START GIVEN DATA
+  const size_t items = ((m_end - m_begin) * w * bytes + 15) / 16;
+  const dim3 grid((unsigned)std::min<size_t>(256, items)), block(256);
+  const uint4* src = reinterpret_cast<const uint4*>(host_packed);
+  if (bytes == 1)
+    hipLaunchKernelGGL(pull_widen_transpose_k<uint8_t>, grid, block, 0, stream, src, rowmajor, colmajor, h, (u32)w, logh, (u32)m_begin, (u32)m_end);
+  else if (bytes == 2)
+    hipLaunchKernelGGL(pull_widen_transpose_k<uint16_t>, grid, block, 0, stream, src, rowmajor, colmajor, h, (u32)w, logh, (u32)m_begin, (u32)m_end);
+  else if (bytes == 4)
+    hipLaunchKernelGGL(pull_widen_transpose_k<uint32_t>, grid, block, 0, stream, src, rowmajor, colmajor, h, (u32)w, logh, (u32)m_begin, (u32)m_end);
+  else
+    throw std::runtime_error("pull_widen_transpose: unsupported width");
+  HIP_CHECK(hipGetLastError());
+}
+
 void transpose_out(Ctx& ctx, const u64* colmajor, u64* rowmajor, size_t h, size_t w, bool bitrev_rows) {
   if (h * w == 0) return;
   hipLaunchKernelGGL(transpose_out_k, dim3((unsigned)((h * w + 255) / 256)), dim3(256), 0, ctx.stream, colmajor, rowmajor, h,
diff --git a/multi-stark_amd/csrc/prover.hip b/multi-stark_amd/csrc/prover.hip
--- a/multi-stark_amd/csrc/prover.hip
+++ b/multi-stark_amd/csrc/prover.hip
@@ -183,6 +183,14 @@
   lde.w = w;
   lde.buf = DBuf<u64>(ctx, lde.h * w);
   coset_lde(ctx, ev.p, lde.d(), logn, lb, w);
+  return lde;
+}
+static DMat lde_of_storage_evals(Ctx& ctx, u64* evals_bitrev, size_t h, size_t w, unsigned lb) {
+  DMat lde;
+  lde.h = h << lb;
+  lde.w = w;
+  lde.buf = DBuf<u64>(ctx, lde.h * w);
+  coset_lde(ctx, evals_bitrev, lde.d(), log2_strict(h), lb, w);
   return lde;
 }
 
@@ -622,7 +630,7 @@
   }
   static constexpr size_t MAX_CHUNKS = 64, MAX_SUB = 128;
   size_t n_chunks = 0;
-  void start(const u64* in, uint8_t* out, unsigned pb, size_t cnt, size_t chunks) {
+  void start(const u64* in, uint8_t* out, unsigned pb, size_t cnt, size_t chunks, size_t tile_h = 0) {
     job_mu_.lock();
     std::unique_lock<std::mutex> lk(mu_);
     done_cv_.wait(lk, [&] { return busy_ == 0; });
@@ -630,11 +638,21 @@
     caller_ = std::this_thread::get_id();
     straggle_us_ = getenv("MSAMD_PACK_STRAGGLE_US") ? (unsigned)atoi(getenv("MSAMD_PACK_STRAGGLE_US")) : 0;
     n_chunks = std::max<size_t>(1, std::min(chunks, MAX_CHUNKS));
-    per_chunk_ = ((cnt + n_chunks - 1) / n_chunks + 63) & ~size_t(63);
-    n_chunks = (cnt + per_chunk_ - 1) / per_chunk_;
+    nsub_ = std::min<size_t>(2 * threads_.size(), MAX_SUB);
+    tile_h_ = tile_h;
+    if (tile_h) {
+      const size_t tile_rows = tile_h >> 8;
+      per_chunk_ = (tile_rows + n_chunks - 1) / n_chunks;
+      n_chunks = (tile_rows + per_chunk_ - 1) / per_chunk_;
+      row_words_ = cnt / tile_h;
+      run_parts_ = std::max<size_t>(1, nsub_ / 16);
+      nsub_ = 16 * run_parts_;
+    } else {
+      per_chunk_ = ((cnt + n_chunks - 1) / n_chunks + 63) & ~size_t(63);
+      n_chunks = (cnt + per_chunk_ - 1) / per_chunk_;
+    }
     next_.store(0);
     acc_.store(0);
-    nsub_ = std::min<size_t>(2 * threads_.size(), MAX_SUB);
     for (size_t k = 0; k < n_chunks; k++) left_[k].store((int)nsub_);
     for (size_t i = 0; i < n_chunks * nsub_; i++) state_[i].store(0, std::memory_order_relaxed);
     busy_ = (int)threads_.size();
@@ -642,6 +660,7 @@
     cv_.notify_all();
   }
   size_t chunk_begin(size_t k) const { return std::min(cnt_, k * per_chunk_); }
+  size_t tile_begin(size_t k) const { return std::min(tile_h_ >> 8, k * per_chunk_); }
   bool wait_chunk(size_t k) {
     double all_claimed_at = 0;
     while (left_[k].load(std::memory_order_acquire) != 0) {
@@ -665,7 +684,9 @@
   }
   struct Job {
     PackPool& p;
-    Job(PackPool& pool, const u64* in, uint8_t* out, unsigned pb, size_t cnt, size_t chunks) : p(pool) { p.start(in, out, pb, cnt, chunks); }
+    Job(PackPool& pool, const u64* in, uint8_t* out, unsigned pb, size_t cnt, size_t chunks, size_t tile_h = 0) : p(pool) {
+      p.start(in, out, pb, cnt, chunks, tile_h);
+    }
     ~Job() { p.finish(); }
   };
END GIVEN DATA
Please copy out each entry exactly as it appears above.

+  const size_t items = ((m_end - m_begin) * w * bytes + 15) / 16;
+  const dim3 grid((unsigned)std::min<size_t>(256, items)), block(256);
+  const uint4* src = reinterpret_cast<const uint4*>(host_packed);
+  if (bytes == 1)
+    hipLaunchKernelGGL(pull_widen_transpose_k<uint8_t>, grid, block, 0, stream, src, rowmajor, colmajor, h, (u32)w, logh, (u32)m_begin, (u32)m_end);
+  else if (bytes == 2)
+    hipLaunchKernelGGL(pull_widen_transpose_k<uint16_t>, grid, block, 0, stream, src, rowmajor, colmajor, h, (u32)w, logh, (u32)m_begin, (u32)m_end);
+  else if (bytes == 4)
+    hipLaunchKernelGGL(pull_widen_transpose_k<uint32_t>, grid, block, 0, stream, src, rowmajor, colmajor, h, (u32)w, logh, (u32)m_begin, (u32)m_end);
+  else
+    throw std::runtime_error("pull_widen_transpose: unsupported width");
+  HIP_CHECK(hipGetLastError());
+}
+
 void transpose_out(Ctx& ctx, const u64* colmajor, u64* rowmajor, size_t h, size_t w, bool bitrev_rows) {
   if (h * w == 0) return;
   hipLaunchKernelGGL(transpose_out_k, dim3((unsigned)((h * w + 255) / 256)), dim3(256), 0, ctx.stream, colmajor, rowmajor, h,
diff --git a/multi-stark_amd/csrc/prover.hip b/multi-stark_amd/csrc/prover.hip
--- a/multi-stark_amd/csrc/prover.hip
+++ b/multi-stark_amd/csrc/prover.hip
@@ -183,6 +183,14 @@
   lde.w = w;
   lde.buf = DBuf<u64>(ctx, lde.h * w);
   coset_lde(ctx, ev.p, lde.d(), logn, lb, w);
+  return lde;
+}
+static DMat lde_of_storage_evals(Ctx& ctx, u64* evals_bitrev, size_t h, size_t w, unsigned lb) {
+  DMat lde;
+  lde.h = h << lb;
+  lde.w = w;
+  lde.buf = DBuf<u64>(ctx, lde.h * w);
+  coset_lde(ctx, evals_bitrev, lde.d(), log2_strict(h), lb, w);
   return lde;
 }
 
@@ -622,7 +630,7 @@
   }
   static constexpr size_t MAX_CHUNKS = 64, MAX_SUB = 128;
   size_t n_chunks = 0;
-  void start(const u64* in, uint8_t* out, unsigned pb, size_t cnt, size_t chunks) {
+  void start(const u64* in, uint8_t* out, unsigned pb, size_t cnt, size_t chunks, size_t tile_h = 0) {
     job_mu_.lock();
     std::unique_lock<std::mutex> lk(mu_);
     done_cv_.wait(lk, [&] { return busy_ == 0; });
@@ -630,11 +638,21 @@
     caller_ = std::this_thread::get_id();
     straggle_us_ = getenv("MSAMD_PACK_STRAGGLE_US") ? (unsigned)atoi(getenv("MSAMD_PACK_STRAGGLE_US")) : 0;
     n_chunks = std::max<size_t>(1, std::min(chunks, MAX_CHUNKS));
-    per_chunk_ = ((cnt + n_chunks - 1) / n_chunks + 63) & ~size_t(63);
-    n_chunks = (cnt + per_chunk_ - 1) / per_chunk_;
+    nsub_ = std::min<size_t>(2 * threads_.size(), MAX_SUB);
+    tile_h_ = tile_h;
+    if (tile_h) {
+      const size_t tile_rows = tile_h >> 8;
+      per_chunk_ = (tile_rows + n_chunks - 1) / n_chunks;
+      n_chunks = (tile_rows + per_chunk_ - 1) / per_chunk_;
+      row_words_ = cnt / tile_h;
+      run_parts_ = std::max<size_t>(1, nsub_ / 16);
+      nsub_ = 16 * run_parts_;
+    } else {
+      per_chunk_ = ((cnt + n_chunks - 1) / n_chunks + 63) & ~size_t(63);
+      n_chunks = (cnt + per_chunk_ - 1) / per_chunk_;
+    }
     next_.store(0);
     acc_.store(0);
-    nsub_ = std::min<size_t>(2 * threads_.size(), MAX_SUB);
     for (size_t k = 0; k < n_chunks; k++) left_[k].store((int)nsub_);
     for (size_t i = 0; i < n_chunks * nsub_; i++) state_[i].store(0, std::memory_order_relaxed);
     busy_ = (int)threads_.size();
@@ -642,6 +660,7 @@
     cv_.notify_all();
   }
   size_t chunk_begin(size_t k) const { return std::min(cnt_, k * per_chunk_); }
+  size_t tile_begin(size_t k) const { return std::min(tile_h_ >> 8, k * per_chunk_); }
   bool wait_chunk(size_t k) {
     double all_claimed_at = 0;
     while (left_[k].load(std::memory_order_acquire) != 0) {
@@ -665,7 +684,9 @@
   }
   struct Job {
     PackPool& p;
-    Job(PackPool& pool, const u64* in, uint8_t* out, unsigned pb, size_t cnt, size_t chunks) : p(pool) { p.start(in, out, pb, cnt, chunks); }
+    Job(PackPool& pool, const u64* in, uint8_t* out, unsigned pb, size_t cnt, size_t chunks, size_t tile_h = 0) : p(pool) {
+      p.start(in, out, pb, cnt, chunks, tile_h);
+    }
     ~Job() { p.finish(); }
   };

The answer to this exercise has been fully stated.